Manager aziendali, banchieri, economisti, politici e professori universitari da ogni parte del globo si ritrovano a Davos per l’annuale Forum economico internazionale. Per cinque giorni, dal 26 al 30 gennaio, parleranno di affari e politica e in un ambiente lussuoso ed accogliente rifletteranno sul destino economico del pianeta.
Essere invitati al meeting di Davos è un privilegio a cui si può ambire solo se si aderisce al WEF, organismo senza scopi di lucro fondato dal professore di origini germaniche Klaus Schwab. L’adesione è possibile a diversi livelli e ogni livello ha un suo prezzo.

La tassa d’adesione annuale al primo livello è di 50mila franchi, oltre al « biglietto d’entrata » che costa 18mila franchi. Per queste cifre si ha diritto a partecipare alle riunione cosidette « di massa », dove non c’è nulla di esclusivo e dove non si rischia di incontrare i personaggi che contano davvero.
Se si vuole partecipare alle riunioni « private » si deve accedere al livello di Industry Associate, la cui adesione costa 100mila franchi, oltre al biglietto d’entrata che costa un po’ meno di quello del primo livello, ossia solo 14mila franchi.

Nessuno, o quasi, va da solo al Forum di Davos. Per ogni accompagnatore non è però sufficiente pagare un biglietto d’entrata. Insieme si diventa Industry Partner, livello la cui tassa è di 147mila franchi circa, oltre ovviamente ai due biglietti d’entrata di 14mila franchi l’uno.
Se si arriva con un seguito di più di quattro persone ecco che subentra la tassa di gruppo : l’adesione come Strategic Partner al costo di 296mila franchi. Oltre ai biglietti d’entrata.
E poi c’è il costo del viaggio sino a Davos, i costi degli alberghi, i pranzi, le cene, gli aperitivi e gli spuntini, i souvenir, la vettura con autista privato, oppure l’elicottero con pilota privato. Partecipare al Forum internazionale di Davos è un privilegio che si paga a caro prezzo.

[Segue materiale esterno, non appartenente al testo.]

# graphdeco-inria/reduced-3dgs

Measured on AMD Instinct MI355X. Metric: train iters/s (fwd+bwd) + Mpix/s render, 500k Gaussians @1600x1062, higher is better.
Workload: dtype f32

## Files before the change

reduced-3dgs_amd/csrc/binning.hip:

```cpp
#include <cstdlib>
#include <cstring>
#include <mutex>
#include <string>

#include <rocprim/rocprim.hpp>

#include "depth_sort.h"

namespace r3 {

struct GatherTiles {
    const uint32_t* tiles;
    __host__ __device__ uint32_t operator()(uint32_t id) const { return tiles[id]; }
};

size_t depth_sort_temp_bytes(size_t P)
{
    size_t a = 0, b = 0;
    uint32_t* n = nullptr;
    R3_HIP(rocprim::radix_sort_pairs(nullptr, a, n, n, rocprim::counting_iterator<uint32_t>(0), n, P, 0, 32));
    auto it = rocprim::make_transform_iterator(n, GatherTiles{n});
    R3_HIP(rocprim::inclusive_scan(nullptr, b, it, n, P, rocprim::plus<uint32_t>()));
    return (a > b ? a : b) + 256;
}

void run_generic_depth_sort(int P, GeomState& g, hipStream_t s)
{
    size_t bytes = g.temp_bytes;
    R3_HIP(rocprim::radix_sort_pairs(g.temp, bytes, g.depth_key, g.key_sorted, rocprim::counting_iterator<uint32_t>(0),
                                     g.order, (size_t)P, 0, 32, s));
    bytes = g.temp_bytes;
    auto it = rocprim::make_transform_iterator(g.order, GatherTiles{g.tiles});
    R3_HIP(rocprim::inclusive_scan(g.temp, bytes, it, g.offsets, (size_t)P, rocprim::plus<uint32_t>(), s));
}

__global__ __launch_bounds__(1024) void header_reduce_kernel(const HeaderArgs* __restrict__ ap)
{
    __shared__ uint32_t s_red[16][6];
    const HeaderArgs a = *ap;
    const PrePartial all = reduce_partials(a.parts, a.n_parts, s_red);
    if (threadIdx.x == 0) write_header(a, all);
}
// ... 124 lines not shown
    const uint32_t n = min(j_hi - j_lo + 1u, (uint32_t)kEmitSlice);
    const uint32_t start0 = s_start0;
    auto stage = [&](uint32_t r0, uint32_t nr) {
        for (uint32_t k = threadIdx.x; k < nr; k += 256) {
            const uint32_t g = j_lo + r0 + k, id = a.order[g];
            s_start[k] = r0 + k == 0 ? start0 : offsets[g - 1];
            s_id[k] = id;
            s_rect[k] = a.rect_sorted ? a.rect_sorted[g] : a.rect[id];
        }
    };
    const uint32_t nr0 = min(n, (uint32_t)kEmitStage);
    stage(0u, nr0);
    __syncthreads();
    for (uint32_t k = threadIdx.x; k < n; k += 256) {
        const uint32_t start = k < nr0 ? s_start[k] : offsets[j_lo + k - 1];
        a.rec[k < nr0 ? s_id[k] : a.order[j_lo + k]].pair_start = start;
        if (start >= pos0) s_owner[start - pos0] = (unsigned short)k;
    }
    __syncthreads();
    {
        constexpr int E = kEmitPerBlock / 256;
        const int lane = threadIdx.x & 63, w = threadIdx.x >> 6;
        uint32_t v[E];
#pragma unroll
        for (int i = 0; i < E; i++) v[i] = s_owner[threadIdx.x * E + i];
#pragma unroll
        for (int i = 1; i < E; i++) v[i] = max(v[i], v[i - 1]);
        uint32_t incl = v[E - 1];
        for (int off = 1; off < 64; off <<= 1) {
            const uint32_t up = (uint32_t)__shfl_up((int)incl, off);
            if (lane >= off) incl = max(incl, up);
// ... 354 lines not shown
```

reduced-3dgs_amd/csrc/blend.hip:

```cpp
#include <cstdlib>

#include "blend_math.h"
#include "common.h"

namespace r3 {

constexpr int kChunk = 64;

#if defined(R3_TIMELINE) || defined(R3_TIMELINE_FWD)
__device__ unsigned long long g_timeline[4 * 65536];
#define R3_TL_BEGIN_(id) const unsigned long long tl0_ = __builtin_amdgcn_s_memtime(); const uint32_t tlid_ = (id);
#define R3_TL_END_(extra)                                                                                                \
    if (threadIdx.x == 0 && tlid_ < 65536u) {                                                                            \
        g_timeline[4 * tlid_] = tl0_;                                                                                     \
        g_timeline[4 * tlid_ + 1] = __builtin_amdgcn_s_memtime();                                                         \
        g_timeline[4 * tlid_ + 2] = (unsigned long long)__builtin_amdgcn_s_getreg((4 << 0) | (0 << 6) | (31 << 11)) |     \
                                    ((unsigned long long)__builtin_amdgcn_s_getreg((20 << 0) | (0 << 6) | (31 << 11)) << 32); \
        g_timeline[4 * tlid_ + 3] = (unsigned long long)(extra);                                                          \
    }
#endif
#if defined(R3_TIMELINE)
#define R3_TL_BEGIN(id) R3_TL_BEGIN_(id)
#define R3_TL_END(extra) R3_TL_END_(extra)
#else
// ... 533 lines not shown
                {
                    typedef float v4f __attribute__((ext_vector_type(4)));
                    const volatile v4f __attribute__((address_space(3)))* zp =
                        (const volatile v4f __attribute__((address_space(3)))*)reinterpret_cast<float*>(s_zero);
                    const v4f z0 = zp[0], z1 = zp[1];
                    const float z2 = *(const volatile float __attribute__((address_space(3)))*)(zp + 2);
                    sg.sx = z0.x; sg.sy = z0.y; sg.sxx = z0.z; sg.sxy = z0.w;
                    sg.syy = z1.x; sg.sm = z1.y; sg.r = z1.z; sg.g = z1.w; sg.b = z2;
                }
#else
                sg.sx = sg.sy = sg.sxx = sg.sxy = sg.syy = sg.sm = sg.r = sg.g = sg.b = 0.f;
#endif
            }
        }
        __syncthreads();
        if (lane < n && ((contributed >> lane) & 1ull)) {
            const float4 c = s_rec[lane].c;
            const uint32_t rect_min = __float_as_uint(c.y), width = __float_as_uint(c.z) & 0xffffu;
            const uint32_t slot = __float_as_uint(c.w) + ((uint32_t)tile_y - (rect_min >> 16)) * width +
                                  ((uint32_t)tile_x - (rect_min & 0xffffu));
            float4* dst = reinterpret_cast<float4*>(a.pair_grad + (size_t)slot * kPairStride);
            const float* src = s_grad + lane * kGradStride;
            SplatSums u;
            u.sx = src[0];
            u.sy = src[1];
            u.sxx = src[2];
            u.sxy = src[3];
            u.syy = src[4];
            u.sm = src[5];
            u.r = src[6];
            u.g = src[7];
            u.b = src[8];
            const SplatGrad g = splat_grad_of(load_splat(s_rec[lane]), u);
            dst[0] = make_float4(g.mx * half_w, g.my * half_h, g.cA, g.cB);
            dst[1] = make_float4(g.cC, g.op, g.r, g.g);
            dst[2] = make_float4(g.b, 0.f, 0.f, 0.f);
            if (kPairStride >= 16) dst[3] = make_float4(0.f, 0.f, 0.f, 0.f);
            a.pair_flag[slot] = 1;
        }
    }
    R3_TL_END(hi - lo)
}

#if defined(R3_TIMELINE) || defined(R3_TIMELINE_FWD)
extern "C" int r3dgs_debug_timeline(unsigned long long* host, int n)
{
    return (int)hipMemcpyFromSymbol(host, HIP_SYMBOL(g_timeline), sizeof(unsigned long long) * 4 * (size_t)n);
}
#endif

constexpr int kOrderThreads = 1024, kOrderClasses = 1024;

__device__ __forceinline__ uint32_t unit_segments(uint32_t list_len, uint32_t deepest, uint32_t thr, uint32_t walk)
// ... 254 lines not shown
```

reduced-3dgs_amd/csrc/capi.hip:

```cpp
#include "../../include/r3dgs_rasterizer.h"
#include "../../include/r3dgs_quantised.h"

#include <time.h>

#include <atomic>
#include <random>
#include <chrono>
#include <cmath>
#include <cstddef>
#include <cstdlib>
#include <cstring>
#include <deque>
#include <map>
#include <mutex>
#include <unordered_map>
#include <vector>

#include "common.h"
#include "quant_math.h"

namespace r3 {
int env_int(const char* env, int dflt, int lo, int hi)
{
    const char* v = getenv(env);
// ... 397 lines not shown
    }
}

template <class Block>
void launch_write_args(Block* dst, const Block& v, hipStream_t s);

template <class Hooks>
void issue_backward(const BwdPlan& p, BwdPassArgs* d, const BwdPassArgs& args, hipStream_t s, Hooks& h)
{
    h.begin(kBlendBwd, s);
    if (p.has_pairs) {
        issue_unit_order(p, d, args, s);
        h.begin(kBlendBwdKernel, s);
        issue_blend_backward(p, d, args, s);
        h.end(kBlendBwdKernel, "blend backward kernel", s);
        issue_pair_reduce(p, &d->reduce, s);
    } else {
        launch_write_args(d, args, s);
    }
    h.end(kBlendBwd, "blend backward", s);
    h.begin(kPreBwd, s);
    issue_preprocess_backward(p, &d->pre, s);
    h.end(kPreBwd, "preprocess backward", s);
}

template <class Block>
void launch_write_args(Block* dst, const Block& v, hipStream_t s)
{
    hipLaunchKernelGGL(write_args_kernel<Block>, dim3(1), dim3(256), 0, s, dst, v);
}

// ... 193 lines not shown
    d.hist_rows = g.hist_rows;
    d.hist_base = g.hist_base;
    d.key_sorted = g.key_sorted;
    d.bucket_id = g.bucket_id;
    d.ovf_key = g.ovf_key;
    d.ovf_id = g.ovf_id;
    d.rect = g.rect;
    d.rec16 = g.rec16;
    d.rec16_b = g.rec16_b;
    d.rect_sorted = g.rect_sorted;
    d.order = g.order;
    d.offsets = g.offsets;
    uint32_t* const block_first = (b && fuse_header && !p.generic_depth_sort) ? b->block_first : nullptr;
    d.block_first = block_first;
    d.block_cap = p.reserve / (uint32_t)kRadixBlock + 2u;

    const PairLayout& l = p.layout;
    const size_t Tn = (size_t)p.gx * p.gy;
    if (b) {
        const uint32_t stride = radix_row_stride(p.reserve);
        EmitArgs& e = a.emit;
        e.P = c.P;
        e.gx = p.gx;
        e.hdr = g.header;
        e.order = g.order;
        e.offsets = g.offsets;
        e.block_first = block_first;
        e.rect = g.rect;
        e.rect_sorted = p.generic_depth_sort ? nullptr : g.rect_sorted;
        e.rec = g.rec;
// ... 539 lines not shown
        bb.W = width;
        bb.H = height;
        bb.gx = plan.gx;
        bb.nblocks = (uint32_t)(plan.gx * plan.gy * (4 / plan.bwd_ppl));
        bb.bg = background;
        bb.pair_grad = bin.pair_grad;
        bb.pair_flag = bin.pair_flag;
        bb.quad_masks = binning_buffer && keep_quad_masks() ? bin.quad_masks : nullptr;
        bb.tile_order = (heaviest_tiles_first() && plan.has_pairs && (size_t)plan.gx * plan.gy <= ((size_t)1 << kUnitTileBits))
                            ? bin.unit_order : nullptr;
        bb.units_cap = plan.units_cap;
        bb.quad_depth = img.quad_depth;
        bb.ckpt = plan.has_pairs ? bin.ckpt : nullptr;
        bb.hdr = geom.header;
        bb.segments = bwd_segments();
        PairReduceArgs& pr = a.reduce;
        pr.hdr = geom.header;
        pr.pair_grad = bin.pair_grad;
        pr.pair_flag = bin.pair_flag;
        pr.pair_rank = bin.pair_rank;
        pr.rank_mask = plan.layout.wide ? 0xFFFFFFFFu : (1u << plan.layout.rank_bits) - 1u;
        pr.order = nullptr;
        pr.rec = geom.rec;
        pr.tiles = geom.tiles;
        pr.acc = geom.acc;
        pr.wave_part = bin.wave_part;
        {
            static std::atomic<unsigned long long> stamp{[] {
                std::random_device rd;
                return ((unsigned long long)rd() << 32) ^ (unsigned long long)rd() ^ 0x9E3779B97F4A7C15ull;
            }()};
            const unsigned long long st = stamp.fetch_add(1);
            pr.stamp0 = (uint32_t)st;
            pr.stamp1 = (uint32_t)(st >> 32);
        }
        PreBwdArgs& pb = a.pre;
        FwdInputs& in = pb.in;
        in.P = P;
        in.M = M;
        in.degrees = D;
        in.means3D = means3D;
        in.scales = scales;
        in.rotations = rotations;
        in.opacities = nullptr;
        in.shs = colors_precomp ? nullptr : shs;
        in.cov3D_precomp = cov3D_precomp;
        in.colors_precomp = colors_precomp;
        ViewParams& view = pb.view;
        view.view = viewmatrix;
        view.proj = projmatrix;
        view.campos = campos;
        view.bg = background;
        view.tan_fovx = tan_fovx;
        view.tan_fovy = tan_fovy;
        view.W = width;
        view.H = height;
        view.scale_modifier = scale_modifier;
        pb.radii = radii;
        pb.rec = geom.rec;
        pb.tiles = geom.tiles;
        pb.acc = geom.acc;
        pb.wave_part = plan.has_pairs ? bin.wave_part : nullptr;
        pb.stamp0 = pr.stamp0;
        pb.stamp1 = pr.stamp1;
        pb.header = geom.header;
        pb.lambda_sh = lambda_sh_sparsity;
        pb.sh_ddir = (lambda_sh_sparsity == 0.f && sh_derivative_cache()) ? geom.sh_ddir : nullptr;
        pb.out.dL_dmean2D = dL_dmean2D;
        pb.out.dL_dopacity = dL_dopacity;
        pb.out.dL_dcolor = dL_dcolor;
        pb.out.dL_dmean3D = dL_dmean3D;
        pb.out.dL_dcov3D = dL_dcov3D;
        pb.out.dL_dsh = dL_dsh;
        pb.shs_rest = raw ? shs_rest : nullptr;
        pb.dL_dsh_rest = raw ? dL_dsh_rest : nullptr;
        pb.out.dL_dscale = dL_dscale;
        pb.out.dL_drot = dL_drot;
        pb.out.dL_dconic = dL_dconic;
        {
// ... 331 lines not shown
```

David Rothkopf, consulente e ricercatore statunitense, commenta l’ambiente del WEF in questo modo : « Si paga una cifra enorme per esserci ma l’impressione è quella di non essere mai nella sala giusta, in quella dove davvero si discutono le cose importanti. Così si passa il tempo a girare da una riunione all’altra sperando di capitare in quella giusta. »

(Fonte: The New York Times)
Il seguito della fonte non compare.